● About this exercise:
Each line of the entries, from the first to the line containing "const float* const bp = g.bias[seg];", is to be transcribed exactly as it stands; include no other lines.
▼
#ifdef DIGAT_GEMM_TIMERS
    const unsigned long long gt_loop_end = GT_NOW();
    gt_body += gt_loop_end - gt_last;
#endif
    if constexpr (F16) {
        if (g.range_flag && __builtin_amdgcn_ballot_w64(!(amax < 65504.f)) != 0 && lane == 0) atomicOr(g.range_flag, 1u);
    }
    int gmv[MT];
    bool rok[MT];
    {
        const int* const ri = (g.rowidx && !g.gather_only) ? g.rowidx : nullptr;
#pragma unroll
        for (int mt = 0; mt < MT; ++mt) {
            const int gv = m0 + wm * WROWS + mt * 16 + lr;
            rok[mt] = gv < Mv;
            const int gvc = rok[mt] ? gv : Mv - 1;
            gmv[mt] = ri ? ri[gvc] : gvc;
        }
    }
    const bool has_e0 = g.epi == EPI_RELU_RES || g.epi == EPI_ADD_E0;
#pragma unroll
    for (int s = 0; s < NSUB; ++s) {
        const int ncol0 = (strip0 + s) * 80;
        const int seg = ncol0 / g.nseg;
        const int nbase = ncol0 - seg * g.nseg + kg * 4;
        const float* const bp = g.bias[seg];
        const bool radd_here = g.radd && seg == g.radd_seg;
        const bool y16 = (g.bf16_segs >> seg) & 1;
        const bool y8 = (g.fp8_segs >> seg) & 1;
        float4 bv[NT];
        if (bp) {
#pragma unroll
            for (int nt = 0; nt < NT; ++nt) bv[nt] = *reinterpret_cast<const float4*>(bp + nbase + nt * 16);
        }
#pragma unroll
        for (int mt = 0; mt < MT; ++mt) {
            const int gm = gmv[mt];
            float* const yrow = g.y[seg] + (long)gm * g.ldy;
            float4 rv[NT], ev[NT];
            if (radd_here) {
                const float* rrow = g.radd + (long)(gm / g.rows_per_b) * g.nseg + nbase;
#pragma unroll
                for (int nt = 0; nt < NT; ++nt) rv[nt] = *reinterpret_cast<const float4*>(rrow + nt * 16);
            }
            if (y8) {
                float4 vv[NT];
                float amx = 0.f;
#pragma unroll
                for (int nt = 0; nt < NT; ++nt) {
                    const v4f a = acc[s][mt][nt];
                    float4 v = make_float4(a[0], a[1], a[2], a[3]);
                    if constexpr (F16) {
                        constexpr float u = 1.f / (F16_WEIGHT_SCALE * F16_ACT_SCALE);
                        v = make_float4(v.x * u, v.y * u, v.z * u, v.w * u);
                    }
                    if (bp) v = f4_add(v, bv[nt]);
                    if (radd_here) v = f4_add(rv[nt], v);
                    vv[nt] = v;
                    amx = fmaxf(fmaxf(amx, fmaxf(fabsf(v.x), fabsf(v.y))), fmaxf(fabsf(v.z), fabsf(v.w)));
                }
                amx = fmaxf(amx, __shfl_xor(amx, 16, 64));
                amx = fmaxf(amx, __shfl_xor(amx, 32, 64));
                const float scale = amx > 0.f ? amx * (1.f / 448.f) : 1.f;
                const float inv = 1.f / scale;
                unsigned char* const row8 = reinterpret_cast<unsigned char*>(g.y[seg]) + (long)gm * g.ldy8;
                if (rok[mt]) {
#pragma unroll
                    for (int nt = 0; nt < NT; ++nt) {
                        int w = 0;
                        w = __builtin_amdgcn_cvt_pk_fp8_f32(vv[nt].x * inv, vv[nt].y * inv, w, false);
                        w = __builtin_amdgcn_cvt_pk_fp8_f32(vv[nt].z * inv, vv[nt].w * inv, w, true);
                        *reinterpret_cast<int*>(row8 + nbase + nt * 16) = w;
                    }
                    if (kg == 0) *reinterpret_cast<float*>(row8 + g.nseg + 4 * ((ncol0 - seg * g.nseg) / 80)) = scale;
                }
                continue;
            }
            if (has_e0) {
                const float* erow = g.e0 + (long)gm * g.lde0 + nbase;
#pragma unroll
                for (int nt = 0; nt < NT; ++nt) ev[nt] = *reinterpret_cast<const float4*>(erow + nt * 16);
            } else if (g.epi == EPI_ACCUM) {
#pragma unroll
                for (int nt = 0; nt < NT; ++nt) ev[nt] = *reinterpret_cast<const float4*>(yrow + nbase + nt * 16);
            }
#pragma unroll
            for (int nt = 0; nt < NT; ++nt) {
                const int nn = nbase + nt * 16;
                const v4f a = acc[s][mt][nt];
                float4 v = make_float4(a[0], a[1], a[2], a[3]);
                if constexpr (F16) {
                    constexpr float u = 1.f / (F16_WEIGHT_SCALE * F16_ACT_SCALE);
                    v = make_float4(v.x * u, v.y * u, v.z * u, v.w * u);
                }
                if (bp) v = f4_add(v, bv[nt]);
                if (radd_here) v = f4_add(rv[nt], v);
                if (y16) {
                    if (rok[mt])
                        *reinterpret_cast<uint2*>(reinterpret_cast<unsigned short*>(g.y[seg]) + (long)gm * g.ldy + nn) =
                            make_uint2(pack_bf16_rne(v.x, v.y), pack_bf16_rne(v.z, v.w));
                    continue;
                }
                if (g.epi == EPI_RELU_RES) {
                    const float4 x = ev[nt];
                    v = make_float4(fmaxf(v.x, 0.f) + x.x, fmaxf(v.y, 0.f) + x.y, fmaxf(v.z, 0.f) + x.z, fmaxf(v.w, 0.f) + x.w);
                }
                if (g.epi == EPI_ACCUM || g.epi == EPI_ADD_E0) v = f4_add(ev[nt], v);
                if constexpr (!F16) {
                    if (g.dmask && rok[mt] && (g.dmask_cols == 0 || nn < g.dmask_cols)) {
                        const unsigned mk = *reinterpret_cast<const unsigned*>(g.dmask + (long)gm * g.lddm + nn);
                        v = make_float4((mk & 0xffu) ? v.x * g.dscale : 0.f, (mk & 0xff00u) ? v.y * g.dscale : 0.f,
                                        (mk & 0xff0000u) ? v.z * g.dscale : 0.f, (mk & 0xff000000u) ? v.w * g.dscale : 0.f);
                    }
                }
                if (rok[mt]) *reinterpret_cast<float4*>(yrow + nn) = v;
            }
        }
    }
#ifdef DIGAT_GEMM_TIMERS
    if (lane == 0 && (blockIdx.x & 15) < 8) {
        const unsigned long long gt_end = GT_NOW();
        atomicAdd(&g_gemm_timers[0], gt_wait); atomicAdd(&g_gemm_timers[1], gt_bar); atomicAdd(&g_gemm_timers[2], gt_body);
        atomicAdd(&g_gemm_timers[3], gt_steps); atomicAdd(&g_gemm_timers[5], gt_end - gt_loop_end);
        atomicAdd(&g_gemm_timers[6], 1ull); atomicAdd(&g_gemm_timers[7], gt_end - gt_enter);
    }
#endif
}
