__device__ __forceinline__ u32 ord_f32(float f) {
    u32 u = __float_as_uint(f);
    return (u & 0x80000000u) ? ~u : (u | 0x80000000u);
}
__device__ __forceinline__ float unord_f32(u32 o) {
    u32 u = (o & 0x80000000u) ? (o & 0x7FFFFFFFu) : ~o;
    return __uint_as_float(u);
}
__device__ __forceinline__ u64 make_key(u32 raw_score_bits, u32 branch) {
    return ((u64)ord_f32(__uint_as_float(raw_score_bits)) << 32) | (u64)(0xFFFFu - branch);
}
__device__ __forceinline__ u64 shfl64(u64 v, int src, int width) {
    u32 lo = (u32)v, hi = (u32)(v >> 32);
    lo = __shfl(lo, src, width);
    hi = __shfl(hi, src, width);
    return ((u64)hi << 32) | lo;
}
__device__ __forceinline__ u64 shfl_xor64(u64 v, int m, int width) {
    u32 lo = (u32)v, hi = (u32)(v >> 32);
    lo = __shfl_xor(lo, m, width);
    hi = __shfl_xor(hi, m, width);
    return ((u64)hi << 32) | lo;
}
__device__ __forceinline__ double shfl_f64(double v, int src, int width) {
    return __longlong_as_double((long long)shfl64((u64)__double_as_longlong(v), src, width));
}
__device__ __forceinline__ bool tile_order_given(const PlaceArgs &a) { return a.perm != nullptr && *a.keep_order == 0u; }
__device__ __forceinline__ u32 batch_class(const PlaceArgs &a) { return a.keep_order[0] == 0u ? 2u : (a.keep_order[3] != 0u ? 1u : 0u); }
__device__ __forceinline__ bool batch_is_mine(const PlaceArgs &a) {
    if (!a.only_if || !a.perm) return true;
    return ((a.only_if >> batch_class(a)) & 1u) != 0u;
}
__device__ __forceinline__ bool takes_only_marked(const PlaceArgs &a) {
    if (!a.only_marked) return false;
    if (!a.marked_if || !a.perm) return true;
    return ((a.marked_if >> batch_class(a)) & 1u) != 0u;
}
__device__ __forceinline__ u64 tile_read(const PlaceArgs &a, u64 slot, bool given) { return given ? (u64)a.perm[slot] : slot; }
struct ReadHead {
    u32 R, flags, Q;
    float QT;
    bool is_amb, rejected;
};
template <int BITS>
__device__ __forceinline__ void clamp_len(u32 &R, u32 words_per_read) {
    const u32 cap_syms = (words_per_read * 32u) / BITS;
    R = R < cap_syms ? R : cap_syms;
}
template <int BITS>
__device__ __forceinline__ ReadHead read_head(const PlaceArgs &a, u32 R_raw, u32 fin, bool have) {
    const u32 k = a.db.k;
    ReadHead h;
    h.R = R_raw;
    clamp_len<BITS>(h.R, a.words_per_read);
    h.flags = fin & (RK_FLAG_BAD_CHAR | RK_FLAG_AMBIGUOUS | RK_FLAG_TOO_LONG);
    h.is_amb = (fin & RK_FLAG_AMBIGUOUS) != 0;
    h.rejected = (fin & (RK_FLAG_BAD_CHAR | RK_FLAG_TOO_LONG)) != 0;
    if (h.R < k) h.flags |= RK_FLAG_TOO_SHORT;
    h.Q = (have && !h.is_amb && !h.rejected && h.R >= k) ? (h.R - k + 1) : 0u;
    h.QT = (float)(int)h.Q * a.db.T;
    return h;
}
__device__ __forceinline__ bool deferred(const PlaceArgs &a, const ReadHead &h) { return h.is_amb && a.has_ascii && !h.rejected; }
__device__ __forceinline__ void wave_lds_fence() {
    __builtin_amdgcn_fence(__ATOMIC_ACQ_REL, "wavefront");
    __builtin_amdgcn_wave_barrier();
}

template <int G>
__device__ __forceinline__ u64 group_bits(u64 bal, u32 gi) {
    if (G == 64) return bal;
    u32 lo = (u32)bal, hi = (u32)(bal >> 32);
    asm("" : "+v"(lo), "+v"(hi));
    if (G == 32) return gi ? hi : lo;
    constexpr u32 PER = 32 / (G < 32 ? G : 32);
    const u32 half = gi >= PER ? hi : lo;
    return (half >> ((gi % PER) * (u32)G)) & ((1u << (G < 32 ? G : 31)) - 1u);
}
template <int G>
__device__ __forceinline__ int count_below(u64 m, u32 li) {
    if (G <= 32) return __builtin_popcount((u32)m & ((1u << li) - 1u));
    return (int)__builtin_amdgcn_mbcnt_hi((u32)(m >> 32), __builtin_amdgcn_mbcnt_lo((u32)m, 0u));
}
__device__ __forceinline__ u64 bits_below(u32 n) {
    u32 lo = n >= 32u ? 0xFFFFFFFFu : ((1u << (n & 31u)) - 1u);
    u32 hi = n <= 32u ? 0u : (n >= 64u ? 0xFFFFFFFFu : ((1u << ((n - 32u) & 31u)) - 1u));
    asm("" : "+v"(lo), "+v"(hi));
    return ((u64)hi << 32) | lo;
}
__device__ __forceinline__ u64 place_bits(u32 v, u32 sh) {
    u32 lo = sh < 32u ? v << (sh & 31u) : 0u;
    u32 hi = sh >= 32u ? v << ((sh - 32u) & 31u) : ((sh & 31u) ? v >> ((32u - sh) & 31u) : 0u);
    asm("" : "+v"(lo), "+v"(hi));
    return ((u64)hi << 32) | lo;
}
__device__ __forceinline__ bool lane_bit(u64 m, u32 lane) {
    u32 lo = (u32)m, hi = (u32)(m >> 32);
    asm("" : "+v"(lo), "+v"(hi));
    return (((lane & 32u) ? hi : lo) >> (lane & 31u)) & 1u;
}
__device__ __forceinline__ u64 funnel96(u32 w0, u32 w1, u32 w2, u32 sh) {
    return ((u64)__builtin_amdgcn_alignbit(w2, w1, sh) << 32) | __builtin_amdgcn_alignbit(w1, w0, sh);
}

__device__ __forceinline__ void load_entry(const DbView &db, u64 desc, u32 e, u32 &br, float &sc) {
    const unsigned char *base = db.rows + ((desc >> DESC_LEN_BITS) << 3);
    if (db.soa) {
        const u32 len = (u32)desc & DESC_LEN_MASK;
        br = ((const unsigned short *)base)[e];
        sc = ((const float *)(base + 2 * (size_t)len))[e];
    } else {
        const Entry en = ((const Entry *)base)[e];
        br = en.branch ? (en.branch >> 2) - 1u : 0xFFFFu;
        sc = en.score;
    }
}

template <int BITS>
__device__ __forceinline__ u64 extract_code(const u32 *rec, u32 words, u32 j, u32 k) {
    const u32 bit = j * BITS;
    const u32 wi = bit >> 5, sh = bit & 31;
    const u32 last = words - 1;
    const u32 w0 = rec[wi];
    const u32 i1 = wi + 1 < words ? wi + 1 : last;
    u32 w1 = rec[i1];
    w1 = wi + 1 < words ? w1 : 0u;
    const u32 nbits = k * BITS;
    u32 w2 = 0u;
    if (BITS == 5 || nbits + 31 > 64) {
        const u32 i2 = wi + 2 < words ? wi + 2 : last;
        w2 = rec[i2];
        w2 = (wi + 2 < words && nbits + sh > 64) ? w2 : 0u;
    }
    const u64 code = funnel96(w0, w1, w2, sh);
    return nbits >= 64 ? code : (code & ((1ull << nbits) - 1));
}

template <int BITS>
__device__ __forceinline__ u64 dense_index(u64 code, u32 k) {
    if (BITS == 2) return code;
    if (k <= 7) {
        const u32 lo = (u32)code;
        u32 idx = (u32)(code >> 30) & 31u;
        idx = idx * 20u + ((lo >> 25) & 31u);
        idx = idx * 20u + ((lo >> 20) & 31u);
        idx = idx * 20u + ((lo >> 15) & 31u);
        idx = idx * 20u + ((lo >> 10) & 31u);
        idx = idx * 20u + ((lo >> 5) & 31u);
        idx = idx * 20u + (lo & 31u);
// ... 176 lines not shown
            const u32 xw = b - s_lo;
            return (xw < s_win) ? (xw + 1u) * 4u : 0u;
        }
        const u32 t = b - wlo4p4;
        return win ? ((t < w4) ? t + 4u : 0u) : b;
    };
    while (true) {
#pragma unroll
        for (int u = 0; u < U; u++) {
            apply_slot(S, slot_of(br[u]), sc[u], QT, T);
            cursor_issue<G, WIDE, SOA>(c, list, cnt, li, (int)li, rows, br[u], sc[u], s_lo, s_win);
        }
        if (!__any(c.h < cnt)) break;
    }
#pragma unroll
    for (int u = 0; u < U; u++) apply_slot(S, slot_of(br[u]), sc[u], QT, T);
}

template <bool WIDE> struct ItemT { typedef u32 type; };
template <> struct ItemT<true> { typedef u64 type; };

template <int G, bool WIDE>
__device__ __forceinline__ typename ItemT<WIDE>::type make_item(u64 off8, u32 n) {
    if (WIDE) return (typename ItemT<WIDE>::type)((off8 << DESC_LEN_BITS) | n);
    return (typename ItemT<WIDE>::type)((u32)(off8 >> 3) << 4 | (n >> 3));
}

template <int G, bool WIDE>
__device__ __forceinline__ void chunk_issue(typename ItemT<WIDE>::type it, bool in, u32 li, u32 li8,
                                            const unsigned char *rows, u32 &br, float &sc) {
    typedef typename OffsetT<WIDE>::type off_t;
    bool ok;
    off_t eo;
    if (WIDE) {
        const u32 n = (u32)it & DESC_LEN_MASK;
        ok = in && li < n;
        eo = (off_t)(((u64)it >> DESC_LEN_BITS) << 3) + li8;
    } else {
        ok = in && (li >> 3) < ((u32)it & 15u);
        eo = (off_t)((((u32)it & ~15u) << 2) + li8);
    }
    eo = ok ? eo : (off_t)0;
    if (RK_ABLATE & 16) eo = 0;
    const uint2 e = *(const uint2 *)(rows + eo);
    br = e.x;
    sc = __uint_as_float(e.y);
}

template <int G, int U, bool WIDE>
__device__ __forceinline__ void accumulate_chunks(u32 *S, u32 nb, const typename ItemT<WIDE>::type *items, int cnt,
                                                  u32 li, const unsigned char *rows, float QT, float T) {
    typedef typename ItemT<WIDE>::type item_t;
    const u32 li8 = li * 8;
    u32 br[U];
    float sc[U];
    item_t it[U];
#pragma unroll
    for (int u = 0; u < U; u++) chunk_issue<G, WIDE>(items[u], u < cnt, li, li8, rows, br[u], sc[u]);
#pragma unroll
    for (int u = 0; u < U; u++) it[u] = items[U + u];
    int s0 = 0;
    while (true) {
#pragma unroll
        for (int u = 0; u < U; u++) {
            apply_slot(S, br[u], sc[u], QT, T);
            chunk_issue<G, WIDE>(it[u], s0 + U + u < cnt, li, li8, rows, br[u], sc[u]);
            it[u] = items[s0 + 2 * U + u];
        }
        s0 += U;
        if (!__any(s0 < cnt)) break;
    }
}

constexpr u32 ITEM_FILLER = 0xFFFFFF00u;
typedef u32 v2u32 __attribute__((ext_vector_type(2)));

__device__ __forceinline__ __amdgpu_buffer_rsrc_t rows_resource(const DbView &db) {
    return __builtin_amdgcn_make_buffer_rsrc((void *)db.rows, (short)0, (int)(u32)db.rows_bytes, 0x00020000);
}

template <int G, int U, bool MONO, bool WIN = false, bool D24 = false>
__device__ __forceinline__ void accumulate_units(u32 *S, const u32 *items, int wcnt, u32 li,
                                                 __amdgpu_buffer_rsrc_t rs, float QT, float T, u32 wlo4p4 = 4u, u32 w4 = 0xFFFFFFFFu) {
    static_assert(!D24 || (G == 16 && !WIN), "dense units: 16-lane groups, whole trees");
    static_assert(rk_slots24::SLOT_BITS == SLOT24_BITS, "rk_slots24.h unpacks the slot words rk_device.h defines");
    const u32 li8 = li * 8;
    const u32 my_unit = li >> 4;
    const rk_slots24::Shifts sh24 = rk_slots24::lane_shifts(li);
    u32 sb[U], it[U];
    float sc[U];
    auto issue = [&](u32 item, u32 &b, float &v) {
        u32 off = item + li8;
        if (G > 16) off = (my_unit <= (item & 7u)) ? (item & ~127u) + li8 : ITEM_FILLER;
        if (RK_ABLATE & 16) off = li8;
        const v2u32 e = __builtin_amdgcn_raw_buffer_load_b64(rs, (int)off, 0, RK_ROW_AUX);
        b = e.x;
        v = __uint_as_float(e.y);
    };
    auto slot_of = [&](u32 b) {
        if (!WIN) return b;
        const u32 t = b - wlo4p4;
        return (t < w4) ? t + 4u : 0u;
    };
    auto prepare = [&](float v, u32 *&pa, u32 *&pb) {
        const int w = (int)__float_as_uint(v);
        const u32 r = (u32)__builtin_amdgcn_update_dpp(w, w, 0x128, 0xF, 0x3, false);
        const rk_slots24::Slots s = rk_slots24::lane_slots(sh24, r);
        pa = S + s.a;
        pb = S + s.b;
    };
#pragma unroll
    for (int u = 0; u < U; u++) issue(items[u], sb[u], sc[u]);
#pragma unroll
    for (int u = 0; u < U; u++) it[u] = items[U + u];
    int s0 = 0;
    if (D24) {
        u32 *pa, *pb;
        prepare(sc[0], pa, pb);
        while (true) {
#pragma unroll
            for (int u = 0; u < U; u++) {
                u32 *na, *nb;
                if (RK_ABLATE & 8) {
                    asm volatile("" ::"v"(pa), "v"(pb), "v"(sb[u]), "v"(sc[u]));
                    prepare(sc[(u + 1) % U], na, nb);
                } else {
                    const u32 oa = *pa, ob = *pb;
                    prepare(sc[(u + 1) % U], na, nb);
                    *pa = __float_as_uint(touch_base<MONO>(oa, QT) + __uint_as_float(sb[u]));
                    *pb = __float_as_uint(touch_base<MONO>(ob, QT) + sc[u]);
                }
                issue(it[u], sb[u], sc[u]);
                it[u] = items[s0 + 2 * U + u];
                pa = na;
                pb = nb;
            }
            s0 += U;
            if (s0 >= wcnt) break;
        }
        return;
    }
    while (true) {
#pragma unroll
        for (int u = 0; u < U; u++) {
            apply_slot<MONO>(S, slot_of(sb[u]), sc[u], QT, T);
            issue(it[u], sb[u], sc[u]);
            it[u] = items[s0 + 2 * U + u];
        }
        s0 += U;
        if (s0 >= wcnt) break;
    }
}

template <int S>
__device__ __forceinline__ u32 row_ror32(u32 v) {
    return (u32)__builtin_amdgcn_update_dpp(0, (int)v, 0x120 + S, 0xF, 0xF, false);
}
template <int G, int S>
__device__ __forceinline__ u64 group_rotate(u64 v, u32 li) {
    if (G == 16) {
        return ((u64)row_ror32<S>((u32)(v >> 32)) << 32) | row_ror32<S>((u32)v);
    } else {
        return shfl64(v, (int)((li + G - S) % G), G);
    }
}
template <int G, int S>
struct RankAbove {
    static __device__ __forceinline__ int run(u64 v, u32 li) {
        return ((group_rotate<G, S>(v, li) > v) ? 1 : 0) + RankAbove<G, S - 1>::run(v, li);
    }
};
template <int G>
struct RankAbove<G, 0> {
    static __device__ __forceinline__ int run(u64, u32) { return 0; }
};
template <int G>
__device__ __forceinline__ u64 group_max(u64 v) {
    if (G == 16) {
        u64 o;
        o = ((u64)row_ror32<8>((u32)(v >> 32)) << 32) | row_ror32<8>((u32)v); v = o > v ? o : v;
        o = ((u64)row_ror32<4>((u32)(v >> 32)) << 32) | row_ror32<4>((u32)v); v = o > v ? o : v;
        o = ((u64)row_ror32<2>((u32)(v >> 32)) << 32) | row_ror32<2>((u32)v); v = o > v ? o : v;
        o = ((u64)row_ror32<1>((u32)(v >> 32)) << 32) | row_ror32<1>((u32)v); v = o > v ? o : v;
        return v;
    } else {
#pragma unroll
        for (int s = 1; s < G; s <<= 1) {
            u64 o = shfl_xor64(v, s, G);
            v = o > v ? o : v;
        }
        return v;
    }
}

template <int G>
__device__ __forceinline__ int rank_candidates(const u64 *list, int c, u64 *win, int K, u32 li) {
    if (c <= G) {
        const u64 mine = ((int)li < c) ? list[li] : 0ull;
        const int rank = RankAbove<G, G - 1>::run(mine, li);
        if (mine != 0 && rank < K) win[rank] = mine;
    } else {
        for (int j = (int)li; j < c; j += G) {
            const u64 mine = list[j];
            int rank = 0;
            for (int t = 0; t < c; t++) rank += (list[t] > mine) ? 1 : 0;
            if (rank < K) win[rank] = mine;
        }
    }
    wave_lds_fence();
    return c < K ? c : K;
}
▲
● Task response:
#ifdef DIGAT_GEMM_TIMERS
    const unsigned long long gt_loop_end = GT_NOW();
    gt_body += gt_loop_end - gt_last;
#endif
    if constexpr (F16) {
        if (g.range_flag && __builtin_amdgcn_ballot_w64(!(amax < 65504.f)) != 0 && lane == 0) atomicOr(g.range_flag, 1u);
    }
    int gmv[MT];
    bool rok[MT];
    {
        const int* const ri = (g.rowidx && !g.gather_only) ? g.rowidx : nullptr;
#pragma unroll
        for (int mt = 0; mt < MT; ++mt) {
            const int gv = m0 + wm * WROWS + mt * 16 + lr;
            rok[mt] = gv < Mv;
            const int gvc = rok[mt] ? gv : Mv - 1;
            gmv[mt] = ri ? ri[gvc] : gvc;
        }
    }
    const bool has_e0 = g.epi == EPI_RELU_RES || g.epi == EPI_ADD_E0;
#pragma unroll
    for (int s = 0; s < NSUB; ++s) {
        const int ncol0 = (strip0 + s) * 80;
        const int seg = ncol0 / g.nseg;
        const int nbase = ncol0 - seg * g.nseg + kg * 4;
        const float* const bp = g.bias[seg];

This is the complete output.